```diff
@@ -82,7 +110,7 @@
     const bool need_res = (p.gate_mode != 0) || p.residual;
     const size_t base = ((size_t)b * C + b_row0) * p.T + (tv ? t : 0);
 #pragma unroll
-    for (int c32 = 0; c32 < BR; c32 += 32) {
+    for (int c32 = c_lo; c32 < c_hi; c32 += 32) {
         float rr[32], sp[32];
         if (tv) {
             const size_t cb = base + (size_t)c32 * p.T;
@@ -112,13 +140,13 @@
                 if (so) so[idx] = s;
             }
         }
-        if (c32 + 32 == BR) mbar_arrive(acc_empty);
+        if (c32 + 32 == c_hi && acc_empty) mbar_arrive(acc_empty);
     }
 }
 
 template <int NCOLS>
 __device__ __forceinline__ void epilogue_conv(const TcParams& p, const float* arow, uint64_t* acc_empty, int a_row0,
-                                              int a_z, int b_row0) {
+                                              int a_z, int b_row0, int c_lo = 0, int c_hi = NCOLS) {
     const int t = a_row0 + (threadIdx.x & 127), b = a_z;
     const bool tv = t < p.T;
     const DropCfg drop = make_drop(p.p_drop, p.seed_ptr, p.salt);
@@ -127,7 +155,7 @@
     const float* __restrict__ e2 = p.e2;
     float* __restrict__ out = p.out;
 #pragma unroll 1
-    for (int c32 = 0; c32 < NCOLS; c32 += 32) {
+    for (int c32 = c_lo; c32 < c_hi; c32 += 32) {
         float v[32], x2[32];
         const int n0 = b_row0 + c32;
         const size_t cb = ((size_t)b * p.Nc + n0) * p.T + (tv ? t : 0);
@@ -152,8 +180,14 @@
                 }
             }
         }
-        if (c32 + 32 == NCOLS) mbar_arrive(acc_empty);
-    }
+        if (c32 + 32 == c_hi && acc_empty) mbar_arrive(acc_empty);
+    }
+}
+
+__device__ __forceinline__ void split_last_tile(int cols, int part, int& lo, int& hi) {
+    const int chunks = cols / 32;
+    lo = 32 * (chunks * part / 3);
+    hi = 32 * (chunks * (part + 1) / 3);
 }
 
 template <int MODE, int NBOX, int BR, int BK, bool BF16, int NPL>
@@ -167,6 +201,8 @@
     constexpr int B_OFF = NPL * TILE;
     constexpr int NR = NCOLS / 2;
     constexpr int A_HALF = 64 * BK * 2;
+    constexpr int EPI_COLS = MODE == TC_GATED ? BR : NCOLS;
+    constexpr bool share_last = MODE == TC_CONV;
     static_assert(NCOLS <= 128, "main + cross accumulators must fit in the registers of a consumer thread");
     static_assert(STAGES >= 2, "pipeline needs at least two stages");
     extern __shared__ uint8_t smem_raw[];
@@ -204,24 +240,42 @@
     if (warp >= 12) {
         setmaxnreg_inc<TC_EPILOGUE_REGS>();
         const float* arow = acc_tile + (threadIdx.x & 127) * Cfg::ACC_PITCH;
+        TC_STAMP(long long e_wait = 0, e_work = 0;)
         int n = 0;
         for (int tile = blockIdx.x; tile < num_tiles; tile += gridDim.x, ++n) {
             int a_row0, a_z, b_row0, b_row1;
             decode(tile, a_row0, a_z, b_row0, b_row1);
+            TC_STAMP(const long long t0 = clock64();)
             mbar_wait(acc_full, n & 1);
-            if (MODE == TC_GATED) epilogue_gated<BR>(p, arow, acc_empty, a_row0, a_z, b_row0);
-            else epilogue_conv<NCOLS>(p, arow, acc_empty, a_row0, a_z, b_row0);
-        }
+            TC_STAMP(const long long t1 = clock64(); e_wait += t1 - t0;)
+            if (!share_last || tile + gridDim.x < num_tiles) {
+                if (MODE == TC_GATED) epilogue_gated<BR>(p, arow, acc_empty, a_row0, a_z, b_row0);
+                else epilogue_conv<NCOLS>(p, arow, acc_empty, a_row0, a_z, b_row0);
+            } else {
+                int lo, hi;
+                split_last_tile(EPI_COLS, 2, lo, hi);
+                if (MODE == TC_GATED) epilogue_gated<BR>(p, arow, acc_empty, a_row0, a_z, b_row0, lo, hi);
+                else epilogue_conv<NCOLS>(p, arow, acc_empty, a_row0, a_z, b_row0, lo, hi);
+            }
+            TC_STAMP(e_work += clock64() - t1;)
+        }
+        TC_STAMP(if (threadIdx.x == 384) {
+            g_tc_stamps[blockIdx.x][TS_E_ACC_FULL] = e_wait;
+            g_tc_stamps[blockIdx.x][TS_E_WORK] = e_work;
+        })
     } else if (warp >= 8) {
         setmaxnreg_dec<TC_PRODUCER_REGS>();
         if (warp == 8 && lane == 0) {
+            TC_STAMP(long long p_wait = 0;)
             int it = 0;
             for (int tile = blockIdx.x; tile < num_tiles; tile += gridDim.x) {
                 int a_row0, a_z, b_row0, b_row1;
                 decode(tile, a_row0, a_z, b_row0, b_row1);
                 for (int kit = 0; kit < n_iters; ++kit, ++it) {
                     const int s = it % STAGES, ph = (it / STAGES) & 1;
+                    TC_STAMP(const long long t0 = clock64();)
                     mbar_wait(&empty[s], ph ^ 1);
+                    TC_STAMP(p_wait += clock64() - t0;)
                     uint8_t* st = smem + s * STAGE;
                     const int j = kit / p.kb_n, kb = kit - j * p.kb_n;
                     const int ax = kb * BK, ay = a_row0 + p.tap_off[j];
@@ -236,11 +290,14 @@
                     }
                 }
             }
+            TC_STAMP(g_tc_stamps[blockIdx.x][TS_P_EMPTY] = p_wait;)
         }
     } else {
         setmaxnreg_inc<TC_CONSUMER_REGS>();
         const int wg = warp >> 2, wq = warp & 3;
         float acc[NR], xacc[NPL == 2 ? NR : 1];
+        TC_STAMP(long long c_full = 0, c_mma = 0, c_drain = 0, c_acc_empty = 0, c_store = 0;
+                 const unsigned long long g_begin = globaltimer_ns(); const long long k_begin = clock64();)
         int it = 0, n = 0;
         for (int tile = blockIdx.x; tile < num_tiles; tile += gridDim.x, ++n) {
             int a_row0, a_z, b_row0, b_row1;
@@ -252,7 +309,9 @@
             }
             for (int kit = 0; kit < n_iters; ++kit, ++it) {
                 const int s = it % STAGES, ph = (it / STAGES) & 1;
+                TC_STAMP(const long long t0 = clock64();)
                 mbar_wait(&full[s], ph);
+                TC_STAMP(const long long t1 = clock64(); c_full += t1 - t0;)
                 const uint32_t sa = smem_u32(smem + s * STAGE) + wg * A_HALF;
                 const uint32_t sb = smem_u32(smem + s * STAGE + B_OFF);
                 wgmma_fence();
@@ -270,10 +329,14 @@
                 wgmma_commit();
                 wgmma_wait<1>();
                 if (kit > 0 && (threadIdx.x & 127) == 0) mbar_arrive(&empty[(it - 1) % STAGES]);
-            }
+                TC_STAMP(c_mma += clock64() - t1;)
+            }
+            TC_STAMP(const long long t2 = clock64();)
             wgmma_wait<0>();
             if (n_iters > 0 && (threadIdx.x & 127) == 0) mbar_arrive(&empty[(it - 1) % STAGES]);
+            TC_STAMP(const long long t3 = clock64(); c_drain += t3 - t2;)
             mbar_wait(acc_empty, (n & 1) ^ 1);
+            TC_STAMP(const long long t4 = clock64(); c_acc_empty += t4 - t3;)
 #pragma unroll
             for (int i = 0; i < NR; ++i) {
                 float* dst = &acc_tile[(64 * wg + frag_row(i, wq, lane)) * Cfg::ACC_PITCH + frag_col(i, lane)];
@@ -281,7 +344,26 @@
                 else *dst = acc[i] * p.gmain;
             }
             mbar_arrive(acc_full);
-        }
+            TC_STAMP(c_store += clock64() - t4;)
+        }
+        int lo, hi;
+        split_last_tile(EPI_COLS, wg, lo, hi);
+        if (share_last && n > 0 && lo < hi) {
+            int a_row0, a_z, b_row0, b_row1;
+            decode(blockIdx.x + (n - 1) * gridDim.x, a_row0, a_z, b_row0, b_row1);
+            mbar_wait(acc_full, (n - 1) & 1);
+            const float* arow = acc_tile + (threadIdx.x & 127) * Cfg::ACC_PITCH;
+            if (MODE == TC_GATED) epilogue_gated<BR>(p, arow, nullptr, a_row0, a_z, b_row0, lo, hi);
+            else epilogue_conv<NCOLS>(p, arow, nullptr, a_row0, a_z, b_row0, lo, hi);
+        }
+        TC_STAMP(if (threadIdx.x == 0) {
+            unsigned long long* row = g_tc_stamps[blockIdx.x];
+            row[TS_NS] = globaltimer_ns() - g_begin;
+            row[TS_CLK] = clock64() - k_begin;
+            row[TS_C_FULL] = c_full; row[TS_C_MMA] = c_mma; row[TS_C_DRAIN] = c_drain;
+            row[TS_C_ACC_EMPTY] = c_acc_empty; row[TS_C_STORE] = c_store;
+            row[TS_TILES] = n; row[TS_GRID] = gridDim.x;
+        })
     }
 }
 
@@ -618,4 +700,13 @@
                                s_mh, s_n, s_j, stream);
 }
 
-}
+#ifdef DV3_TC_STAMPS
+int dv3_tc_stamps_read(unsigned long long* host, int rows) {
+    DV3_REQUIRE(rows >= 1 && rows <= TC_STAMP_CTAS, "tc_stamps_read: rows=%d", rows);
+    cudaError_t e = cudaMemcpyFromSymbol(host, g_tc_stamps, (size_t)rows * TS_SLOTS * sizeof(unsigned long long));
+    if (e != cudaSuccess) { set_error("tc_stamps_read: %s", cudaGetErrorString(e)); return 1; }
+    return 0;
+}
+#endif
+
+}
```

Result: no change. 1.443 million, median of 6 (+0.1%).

____________

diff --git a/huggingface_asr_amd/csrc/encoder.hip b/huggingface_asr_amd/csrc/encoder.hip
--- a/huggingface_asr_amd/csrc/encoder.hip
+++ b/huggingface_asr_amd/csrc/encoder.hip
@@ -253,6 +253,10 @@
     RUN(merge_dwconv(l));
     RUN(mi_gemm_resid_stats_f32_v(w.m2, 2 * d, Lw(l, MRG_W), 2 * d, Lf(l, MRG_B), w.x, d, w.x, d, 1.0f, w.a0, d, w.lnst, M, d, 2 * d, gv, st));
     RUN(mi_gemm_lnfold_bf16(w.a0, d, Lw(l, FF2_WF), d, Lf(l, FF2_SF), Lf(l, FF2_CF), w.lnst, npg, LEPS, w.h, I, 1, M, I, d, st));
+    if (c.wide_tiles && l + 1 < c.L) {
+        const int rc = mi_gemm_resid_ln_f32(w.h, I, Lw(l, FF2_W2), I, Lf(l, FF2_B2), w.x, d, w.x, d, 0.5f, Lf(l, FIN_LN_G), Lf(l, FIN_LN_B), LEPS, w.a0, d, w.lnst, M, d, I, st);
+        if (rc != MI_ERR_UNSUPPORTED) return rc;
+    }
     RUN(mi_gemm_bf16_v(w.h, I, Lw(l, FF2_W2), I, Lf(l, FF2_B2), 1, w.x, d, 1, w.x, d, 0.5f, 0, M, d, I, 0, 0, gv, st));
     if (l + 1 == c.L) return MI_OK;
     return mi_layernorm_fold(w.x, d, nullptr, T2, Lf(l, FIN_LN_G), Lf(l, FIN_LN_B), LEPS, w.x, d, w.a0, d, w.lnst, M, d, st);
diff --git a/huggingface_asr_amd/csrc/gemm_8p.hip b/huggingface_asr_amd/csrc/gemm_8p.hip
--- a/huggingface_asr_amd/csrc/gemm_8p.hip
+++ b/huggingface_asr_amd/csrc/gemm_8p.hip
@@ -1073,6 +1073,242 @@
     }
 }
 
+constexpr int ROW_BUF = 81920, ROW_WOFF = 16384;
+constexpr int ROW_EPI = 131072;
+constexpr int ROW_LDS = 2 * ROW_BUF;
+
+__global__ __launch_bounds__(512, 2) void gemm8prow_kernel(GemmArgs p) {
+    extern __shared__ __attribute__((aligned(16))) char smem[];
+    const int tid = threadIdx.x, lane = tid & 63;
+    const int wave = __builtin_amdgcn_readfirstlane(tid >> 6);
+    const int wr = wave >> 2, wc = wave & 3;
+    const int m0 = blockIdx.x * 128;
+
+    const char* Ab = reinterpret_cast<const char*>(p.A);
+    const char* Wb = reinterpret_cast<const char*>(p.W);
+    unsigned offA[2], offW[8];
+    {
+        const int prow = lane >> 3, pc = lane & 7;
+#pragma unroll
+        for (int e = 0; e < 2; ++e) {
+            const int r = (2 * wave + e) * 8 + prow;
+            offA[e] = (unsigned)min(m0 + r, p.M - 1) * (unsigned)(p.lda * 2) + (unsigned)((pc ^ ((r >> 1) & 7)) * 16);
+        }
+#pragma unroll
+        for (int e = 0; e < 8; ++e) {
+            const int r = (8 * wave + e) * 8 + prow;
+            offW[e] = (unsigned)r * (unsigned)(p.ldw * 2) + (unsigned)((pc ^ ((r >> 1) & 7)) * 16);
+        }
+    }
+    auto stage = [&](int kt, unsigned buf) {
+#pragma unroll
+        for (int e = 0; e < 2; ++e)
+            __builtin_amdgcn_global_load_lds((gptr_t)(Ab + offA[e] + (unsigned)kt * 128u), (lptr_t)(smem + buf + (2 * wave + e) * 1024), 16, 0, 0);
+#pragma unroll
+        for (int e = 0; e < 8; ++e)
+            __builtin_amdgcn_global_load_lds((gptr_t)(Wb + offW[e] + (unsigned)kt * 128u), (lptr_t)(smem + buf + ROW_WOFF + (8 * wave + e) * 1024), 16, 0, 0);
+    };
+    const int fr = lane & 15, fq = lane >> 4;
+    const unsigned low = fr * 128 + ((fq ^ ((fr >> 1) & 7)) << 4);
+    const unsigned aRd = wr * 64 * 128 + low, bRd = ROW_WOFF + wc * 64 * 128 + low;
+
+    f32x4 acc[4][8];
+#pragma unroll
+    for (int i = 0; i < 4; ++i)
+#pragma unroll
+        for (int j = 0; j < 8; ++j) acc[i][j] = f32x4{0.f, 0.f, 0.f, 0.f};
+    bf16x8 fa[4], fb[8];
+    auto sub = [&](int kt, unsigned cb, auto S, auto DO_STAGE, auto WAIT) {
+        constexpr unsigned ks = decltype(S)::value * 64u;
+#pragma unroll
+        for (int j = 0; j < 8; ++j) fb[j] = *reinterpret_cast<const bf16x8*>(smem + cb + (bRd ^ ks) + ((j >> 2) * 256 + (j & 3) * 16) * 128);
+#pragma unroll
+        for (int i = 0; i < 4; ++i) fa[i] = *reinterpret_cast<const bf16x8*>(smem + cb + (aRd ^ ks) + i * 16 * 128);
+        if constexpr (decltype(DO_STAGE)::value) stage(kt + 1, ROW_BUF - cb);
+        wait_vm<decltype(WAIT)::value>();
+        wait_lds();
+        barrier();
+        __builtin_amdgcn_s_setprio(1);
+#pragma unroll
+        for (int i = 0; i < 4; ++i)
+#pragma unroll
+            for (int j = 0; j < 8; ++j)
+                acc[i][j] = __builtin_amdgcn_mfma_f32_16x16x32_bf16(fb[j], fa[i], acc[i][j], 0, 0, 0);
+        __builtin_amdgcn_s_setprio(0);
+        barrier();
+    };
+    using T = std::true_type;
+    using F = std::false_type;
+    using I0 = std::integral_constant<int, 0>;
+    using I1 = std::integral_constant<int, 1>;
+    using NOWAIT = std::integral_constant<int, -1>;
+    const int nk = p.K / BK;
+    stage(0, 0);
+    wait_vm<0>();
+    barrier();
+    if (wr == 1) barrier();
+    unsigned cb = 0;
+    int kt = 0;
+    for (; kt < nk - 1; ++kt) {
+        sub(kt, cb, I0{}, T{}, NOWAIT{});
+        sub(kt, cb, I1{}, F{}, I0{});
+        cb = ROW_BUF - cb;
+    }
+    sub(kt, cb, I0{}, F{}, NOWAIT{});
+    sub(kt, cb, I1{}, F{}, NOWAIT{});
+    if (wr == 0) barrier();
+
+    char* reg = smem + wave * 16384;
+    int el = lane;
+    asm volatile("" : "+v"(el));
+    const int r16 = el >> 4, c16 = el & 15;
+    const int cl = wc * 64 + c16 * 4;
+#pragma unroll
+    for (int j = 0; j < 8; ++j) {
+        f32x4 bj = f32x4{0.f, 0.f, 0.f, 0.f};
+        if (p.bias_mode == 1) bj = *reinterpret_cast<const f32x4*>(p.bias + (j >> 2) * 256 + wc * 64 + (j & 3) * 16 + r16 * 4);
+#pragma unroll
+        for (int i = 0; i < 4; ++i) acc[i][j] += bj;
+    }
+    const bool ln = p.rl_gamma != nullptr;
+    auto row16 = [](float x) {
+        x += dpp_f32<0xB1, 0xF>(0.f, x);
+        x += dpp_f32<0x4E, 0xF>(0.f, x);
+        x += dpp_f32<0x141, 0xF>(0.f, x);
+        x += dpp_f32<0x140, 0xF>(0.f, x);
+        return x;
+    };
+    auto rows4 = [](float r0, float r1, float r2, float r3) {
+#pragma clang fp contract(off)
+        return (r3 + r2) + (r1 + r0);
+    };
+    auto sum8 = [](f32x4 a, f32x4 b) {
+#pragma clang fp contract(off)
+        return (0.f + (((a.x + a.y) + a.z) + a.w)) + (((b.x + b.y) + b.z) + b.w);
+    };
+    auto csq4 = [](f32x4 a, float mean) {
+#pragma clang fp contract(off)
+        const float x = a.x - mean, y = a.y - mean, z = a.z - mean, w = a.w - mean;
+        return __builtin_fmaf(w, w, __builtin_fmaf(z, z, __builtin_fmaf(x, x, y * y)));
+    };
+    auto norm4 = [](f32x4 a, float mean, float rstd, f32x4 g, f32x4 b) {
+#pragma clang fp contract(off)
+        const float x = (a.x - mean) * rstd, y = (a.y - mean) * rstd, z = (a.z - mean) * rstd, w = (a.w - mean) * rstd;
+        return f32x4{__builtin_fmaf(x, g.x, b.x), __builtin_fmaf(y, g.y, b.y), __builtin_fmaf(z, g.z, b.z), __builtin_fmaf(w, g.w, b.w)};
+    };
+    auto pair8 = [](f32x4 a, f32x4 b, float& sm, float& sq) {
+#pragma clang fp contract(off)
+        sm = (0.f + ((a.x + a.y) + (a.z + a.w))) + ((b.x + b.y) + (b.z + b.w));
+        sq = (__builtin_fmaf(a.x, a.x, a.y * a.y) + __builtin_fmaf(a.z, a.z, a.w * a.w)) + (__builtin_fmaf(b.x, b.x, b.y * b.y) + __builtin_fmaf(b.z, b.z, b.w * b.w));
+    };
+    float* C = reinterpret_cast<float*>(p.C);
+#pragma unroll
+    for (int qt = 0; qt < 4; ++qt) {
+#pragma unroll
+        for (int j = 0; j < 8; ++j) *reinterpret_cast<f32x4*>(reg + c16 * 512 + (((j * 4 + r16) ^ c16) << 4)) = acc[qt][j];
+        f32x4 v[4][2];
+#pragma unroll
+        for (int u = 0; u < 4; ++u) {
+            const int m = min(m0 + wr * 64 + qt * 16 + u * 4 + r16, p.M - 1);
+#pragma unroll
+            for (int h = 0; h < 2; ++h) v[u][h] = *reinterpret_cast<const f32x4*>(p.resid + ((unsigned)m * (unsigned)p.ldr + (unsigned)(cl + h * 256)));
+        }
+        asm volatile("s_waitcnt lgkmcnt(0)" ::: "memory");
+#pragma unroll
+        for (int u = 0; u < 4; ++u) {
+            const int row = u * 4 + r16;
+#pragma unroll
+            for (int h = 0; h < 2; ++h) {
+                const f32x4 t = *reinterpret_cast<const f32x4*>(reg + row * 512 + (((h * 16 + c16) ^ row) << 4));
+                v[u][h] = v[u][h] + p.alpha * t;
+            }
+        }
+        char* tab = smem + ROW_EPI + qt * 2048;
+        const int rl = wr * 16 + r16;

____________

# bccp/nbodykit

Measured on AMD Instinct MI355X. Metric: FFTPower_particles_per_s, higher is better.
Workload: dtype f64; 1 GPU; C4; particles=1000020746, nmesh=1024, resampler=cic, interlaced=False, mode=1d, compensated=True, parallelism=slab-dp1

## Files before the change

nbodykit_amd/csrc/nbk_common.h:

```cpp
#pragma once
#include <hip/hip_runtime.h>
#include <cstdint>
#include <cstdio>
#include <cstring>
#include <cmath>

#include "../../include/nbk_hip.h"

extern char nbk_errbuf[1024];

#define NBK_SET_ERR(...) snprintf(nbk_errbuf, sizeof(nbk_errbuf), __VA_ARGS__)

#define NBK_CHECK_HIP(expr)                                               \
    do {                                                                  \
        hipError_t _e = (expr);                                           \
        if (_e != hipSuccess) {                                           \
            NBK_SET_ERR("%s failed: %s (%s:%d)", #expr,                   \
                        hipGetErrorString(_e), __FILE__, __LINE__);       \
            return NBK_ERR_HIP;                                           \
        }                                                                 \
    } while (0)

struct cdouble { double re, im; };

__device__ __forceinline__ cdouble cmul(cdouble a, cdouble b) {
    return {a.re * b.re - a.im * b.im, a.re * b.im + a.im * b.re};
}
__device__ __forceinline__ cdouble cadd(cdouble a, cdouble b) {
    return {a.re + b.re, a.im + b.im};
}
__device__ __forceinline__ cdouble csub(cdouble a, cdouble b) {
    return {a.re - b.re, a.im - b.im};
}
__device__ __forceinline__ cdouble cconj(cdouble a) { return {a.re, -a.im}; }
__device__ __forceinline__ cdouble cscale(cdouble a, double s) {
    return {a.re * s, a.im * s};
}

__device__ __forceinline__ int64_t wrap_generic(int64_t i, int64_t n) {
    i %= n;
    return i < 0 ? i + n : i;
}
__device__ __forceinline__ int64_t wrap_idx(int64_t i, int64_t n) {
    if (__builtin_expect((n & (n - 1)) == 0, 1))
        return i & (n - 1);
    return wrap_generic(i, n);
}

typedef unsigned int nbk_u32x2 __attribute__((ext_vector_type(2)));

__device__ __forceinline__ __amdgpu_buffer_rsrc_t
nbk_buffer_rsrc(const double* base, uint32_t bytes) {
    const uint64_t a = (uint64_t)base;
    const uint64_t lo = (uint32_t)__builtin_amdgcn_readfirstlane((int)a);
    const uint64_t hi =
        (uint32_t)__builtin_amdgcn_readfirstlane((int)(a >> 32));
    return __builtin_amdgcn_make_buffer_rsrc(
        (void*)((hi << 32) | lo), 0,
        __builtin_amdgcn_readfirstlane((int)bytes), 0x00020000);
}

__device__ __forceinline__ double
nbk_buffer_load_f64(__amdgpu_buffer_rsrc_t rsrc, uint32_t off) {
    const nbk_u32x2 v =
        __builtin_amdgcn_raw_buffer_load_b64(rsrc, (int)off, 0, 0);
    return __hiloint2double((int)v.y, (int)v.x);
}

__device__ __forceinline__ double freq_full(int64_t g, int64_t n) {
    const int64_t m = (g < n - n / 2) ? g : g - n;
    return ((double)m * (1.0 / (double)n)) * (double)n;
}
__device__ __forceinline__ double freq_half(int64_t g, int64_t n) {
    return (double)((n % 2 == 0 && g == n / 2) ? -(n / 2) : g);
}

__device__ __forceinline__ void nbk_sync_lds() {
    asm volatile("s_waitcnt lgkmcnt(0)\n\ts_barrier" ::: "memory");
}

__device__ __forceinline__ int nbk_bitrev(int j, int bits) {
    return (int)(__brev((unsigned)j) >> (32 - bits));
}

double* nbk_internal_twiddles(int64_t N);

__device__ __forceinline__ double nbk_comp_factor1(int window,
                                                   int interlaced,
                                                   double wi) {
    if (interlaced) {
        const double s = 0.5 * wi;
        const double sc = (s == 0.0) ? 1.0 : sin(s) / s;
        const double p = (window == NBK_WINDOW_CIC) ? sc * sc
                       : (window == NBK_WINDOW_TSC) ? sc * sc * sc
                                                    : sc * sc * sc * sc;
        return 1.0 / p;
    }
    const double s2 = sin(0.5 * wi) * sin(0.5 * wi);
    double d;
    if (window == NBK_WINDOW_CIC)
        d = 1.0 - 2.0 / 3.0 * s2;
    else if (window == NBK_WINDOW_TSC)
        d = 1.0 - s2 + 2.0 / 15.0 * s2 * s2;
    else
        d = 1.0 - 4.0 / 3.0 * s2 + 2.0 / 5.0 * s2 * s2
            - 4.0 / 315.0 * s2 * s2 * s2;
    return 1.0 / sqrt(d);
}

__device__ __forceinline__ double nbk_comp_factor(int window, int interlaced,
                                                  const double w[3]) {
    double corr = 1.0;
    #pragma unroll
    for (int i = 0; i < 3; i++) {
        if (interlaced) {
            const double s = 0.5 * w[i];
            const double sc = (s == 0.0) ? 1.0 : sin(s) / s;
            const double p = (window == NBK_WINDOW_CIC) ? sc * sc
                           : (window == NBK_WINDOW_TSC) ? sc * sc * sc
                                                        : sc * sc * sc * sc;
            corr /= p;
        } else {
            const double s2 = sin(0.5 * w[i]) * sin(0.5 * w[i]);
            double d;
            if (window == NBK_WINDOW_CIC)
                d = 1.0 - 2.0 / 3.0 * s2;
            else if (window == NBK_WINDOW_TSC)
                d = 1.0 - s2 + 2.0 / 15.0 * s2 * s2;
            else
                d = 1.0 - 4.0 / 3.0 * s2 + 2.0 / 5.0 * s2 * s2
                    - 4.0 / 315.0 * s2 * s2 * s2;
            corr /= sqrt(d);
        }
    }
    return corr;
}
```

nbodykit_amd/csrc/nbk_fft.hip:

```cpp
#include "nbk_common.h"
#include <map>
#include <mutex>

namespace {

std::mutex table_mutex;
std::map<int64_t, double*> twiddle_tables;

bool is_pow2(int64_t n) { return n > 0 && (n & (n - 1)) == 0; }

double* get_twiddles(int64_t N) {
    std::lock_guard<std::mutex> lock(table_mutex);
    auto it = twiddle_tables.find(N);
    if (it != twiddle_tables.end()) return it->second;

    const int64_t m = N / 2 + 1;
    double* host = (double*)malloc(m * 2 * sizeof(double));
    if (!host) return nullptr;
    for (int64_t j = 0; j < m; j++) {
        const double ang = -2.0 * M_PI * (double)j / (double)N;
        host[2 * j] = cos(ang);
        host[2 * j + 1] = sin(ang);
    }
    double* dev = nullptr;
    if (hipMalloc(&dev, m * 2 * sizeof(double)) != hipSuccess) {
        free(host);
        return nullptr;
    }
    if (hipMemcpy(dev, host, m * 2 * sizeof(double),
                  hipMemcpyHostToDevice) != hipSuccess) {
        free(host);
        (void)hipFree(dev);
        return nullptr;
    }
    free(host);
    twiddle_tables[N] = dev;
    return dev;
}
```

____________

THE PROBLEM:
If a line in the entries above contains "wave", include it in the count, then report only the total.

FINISHED TASK:
7